Renée se estremeció. No había notado el aire vivo que helaba sus hombros. Al pasar ante su espejo, se detuvo, se miró con un movimiento maquinal. Tuvo una sonrisa involuntaria, y bajó.

En efecto, casi todos los convidados habían llegado. Estaban abajo su hermana Christine, una jovencita de veinte años, muy sencillamente vestida de muselina blanca; su tía Elisabeth, la viuda del notario Aubertot, de raso negro, una viejecita de sesenta años, de una amabilidad exquisita; la hermana de su marido, Sidonie Rougon, mujer flaca, zalamera, de edad incierta, con un rostro de cera blanda, y a quien un vestido de un color apagado borraba todavía más; además los Mareuil, el padre, el señor De Mareuil, que acababa de quitarse el luto por su mujer, un hombre alto y guapo, vacío, serio, de un asombroso parecido con Baptiste, el ayuda de cámara, y la hija, la pobre Louise, como la llamaban, una chiquilla de diecisiete años, canija, ligeramente jorobada, que llevaba con gracia enfermiza un vestido de fular blanco con lunares rojos; además, todo un grupo de hombres serios, gente muy condecorada, funcionarios de cabezas pálidas y mudas, y, algo más lejos, otro grupo, jóvenes con pinta de viciosos, con los chalecos ampliamente abiertos, rodeando a cinco o seis señoras de gran elegancia, entre las cuales reinaban las inseparables, la marquesita de Espanet, de amarillo, y la rubia la señora Haffner, de violeta. El señor De Mussy, el jinete a cuyo saludo Renée no había contestado, estaba allí igualmente, con el semblante inquieto de un amante que siente llegar su despedida. Y en medio de las largas colas desplegadas sobre la alfombra, dos contratistas, dos albañiles enriquecidos, Mignon y Charrier, con quienes Saccard tenía que rematar un negocio al día siguiente, paseaban pesadamente sus fuertes botas, las manos a la espalda, reventando en sus fraques.

Aristide Saccard, de pie junto a la puerta, mientras peroraba ante el grupo de los hombres graves, con su gangueo y su locuacidad de meridional, encontraba el modo de saludar a las personas que llegaban. Les estrechaba la mano, les dirigía frases amables. Bajito, con cara de garduña, se doblaba como una marioneta; y, de toda su persona menuda, astuta, negruzca, lo que mejor se veía era la mancha roja de la cinta de la Legión de Honor, que llevaba anchísima.

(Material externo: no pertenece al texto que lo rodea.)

+                if (!fits16(j.b) || !fits16(j.c) || !fits16(j.o[0]) || !fits16(j.o[1])) return "program: job address outside 16 bits";
+                w.push_back((uint32_t)j.b | (uint32_t)j.c << 16);
+                w.push_back((uint32_t)j.o[0] | (uint32_t)j.o[1] << 16);
+                if (mx_class(j.meta) == MX_FAST) {
+                    w.push_back((mx_flags(j.meta, 0) & 2) ? PROG_PLAIN : PROG_ALT);
+                    w.push_back((mx_flags(j.meta, 1) & 2) ? PROG_PLAIN : PROG_ALT);
+                } else {
+                    uint32_t sk = 0;
+                    for (int k = 0; k < 2; k++) {
+                        if (j.sink[k] < 0) continue;
+                        const long a = sink_lds < 0 ? 1 : 4L * sink_lds + 4L * TK_SINK_DW * (j.sink[k] - st.sink_base);
+                        if (j.sink[k] < st.sink_base || j.sink[k] >= st.sink_base + st.n_sinks || !fits16(a) || a == 0) return "program: sink outside the subtree's run";
+                        sk |= (uint32_t)a << (16 * k);
+                    }
+                    if ((j.out0 & 255) || j.out0 < 0 || j.out0 >= TK_CHUNK) return "program: first output not a whole job";
+                    w.push_back(sk);
+                    w.push_back((uint32_t)((j.meta & (0xff0 | MX_LU_BIT)) | (j.out0 >> 8) << 20));
+                }
+            }
+        }
+    }
+    w.insert(w.end(), PROG_PAD_DW, 0u);
+    return {};
+}
+
+}
+
+std::string build_programs(const BankPlan& plan, const LoweredBank& low, ProgBank& out)
+{
+    out = ProgBank{};
+    out.sub.assign(plan.subtrees.size(), TkProg{ 0, 0, 0, 0 });
+    out.pass_ok.assign(plan.passes.size(), 0);
+    out.pass_lds.assign(plan.passes.size(), 0);
+    std::string first_err;
+    for (size_t p = 0; p < plan.passes.size(); p++) {
+        int base = 0;
+        for (int si : plan.passes[p]) {
+            const int s = plan.streams[(size_t)si].subtree;
+            if (s >= 0) base = std::max(base, plan.subtrees[(size_t)s].lds_dwords * 4);
+        }
+        out.pass_lds[p] = base;
+        if (p >= low.pass_mx.size() || !low.pass_mx[p] || base <= 0) continue;
+        std::string err;
+        int need = base;
+        const size_t words0 = out.words.size();
+        std::vector<std::pair<int, TkProg>> made;
+        for (int si : plan.passes[p]) {
+            const int s = plan.streams[(size_t)si].subtree;
+            const TkSubtree& st = plan.subtrees[(size_t)s];
+            if (std::any_of(made.begin(), made.end(), [s](const std::pair<int, TkProg>& m) { return m.first == s; })) continue;
+            for (int k = st.sink_base; k < st.sink_base + st.n_sinks && err.empty(); k++) {
+                const int nx = k < (int)plan.sinks.size() ? plan.sinks[(size_t)k].next : st.sink_base - 1;
+                if (nx != -1 && (nx < st.sink_base || nx >= st.sink_base + st.n_sinks)) err = "program: sink list leaves the subtree's run";
+            }
+            if (!err.empty()) break;
+            std::vector<uint32_t> w;
+            int lds = (st.node_tab + 3) & ~3;
+            for (int tries = 0; tries < 2; tries++) {
+                err = subtree_program(st, low, lds, -1, w);
+                if (!err.empty()) break;
+                const int sink_lds = (lds + (int)w.size() + 3) & ~3, end = sink_lds + st.n_sinks * TK_SINK_DW;
+                if (tries == 0 && end > st.lds_dwords) { lds = (st.lds_dwords + 3) & ~3; continue; }
+                err = subtree_program(st, low, lds, sink_lds, w);
+                if (err.empty()) {
+                    need = std::max(need, end * 4);
+                    made.emplace_back(s, TkProg{ (int)out.words.size(), (int)w.size(), lds, sink_lds });
+                    out.words.insert(out.words.end(), w.begin(), w.end());
+                }
+                break;
+            }
+            if (!err.empty()) break;
+        }
+        if (err.empty() && (need > PROG_LDS_MAX || PROG_LDS_MAX / need != PROG_LDS_MAX / base)) err = "program: no room in LDS without losing a workgroup per CU";
+        if (!err.empty()) {
+            out.words.resize(words0);
+            if (first_err.empty()) first_err = err;
+            continue;
+        }
+        for (const auto& m : made) out.sub[(size_t)m.first] = m.second;
+        out.pass_ok[p] = 1;
+        out.pass_lds[p] = need;
+    }
+    return first_err;
+}
+
+}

Cuando Renée entró, se produjo un murmullo de admiración. Estaba realmente divina. Sobre una primera falda de tul, guarnecida, atrás, por una oleada de volantes, llevaba una túnica de raso verde tierno, bordeada por un ancho encaje de Inglaterra, recogida y sujeta por grandes manojos de violetas; un solo volante guarnecía el frente de la falda, donde ramitos de violetas, unidos por guirnaldas de hiedra, fijaban un ligero drapeado de muselina. El encanto de la cabeza y del corpiño era adorable, rematando esas faldas de una amplitud regia y de una riqueza un poco recargada. Escotada hasta la punta de los senos, los brazos al aire con manojos de violetas sobre los hombros, la joven parecía salir completamente desnuda de su funda de tul y de raso, semejante a una de esas ninfas cuyo torso se desprende de los robles sagrados; y su pecho blanco, su cuerpo ágil estaba ya tan dichoso con su semilibertad, que la mirada esperaba siempre ver el corpiño y las faldas deslizarse, como el traje de una bañista, loca con su carne. Su peinado alto, sus finos cabellos amarillos recogidos en forma de casco, y entre los cuales corría una rama de hiedra, retenida por un lazo de violetas, aumentaban aún más su desnudez, al descubrir su nuca que unos abuelos, semejantes a hilos de oro, ambaraban ligeramente. Llevaba, al cuello, un collar de colgantes, de unas aguas admirables, y, sobre la frente, un tembleque hecho de hebras de plata, consteladas de diamantes. Permaneció así unos segundos en el umbral, de pie con su magnífico vestido, con los hombros tornasolados por la claridad cálida. Como había bajado de prisa, jadeaba un poco. Sus ojos, que la negrura del parque Monceau había llenado de sombras, parpadeaban ante la brusca oleada de luz, le daban ese aire vacilante de los miopes, que en ella era un atractivo.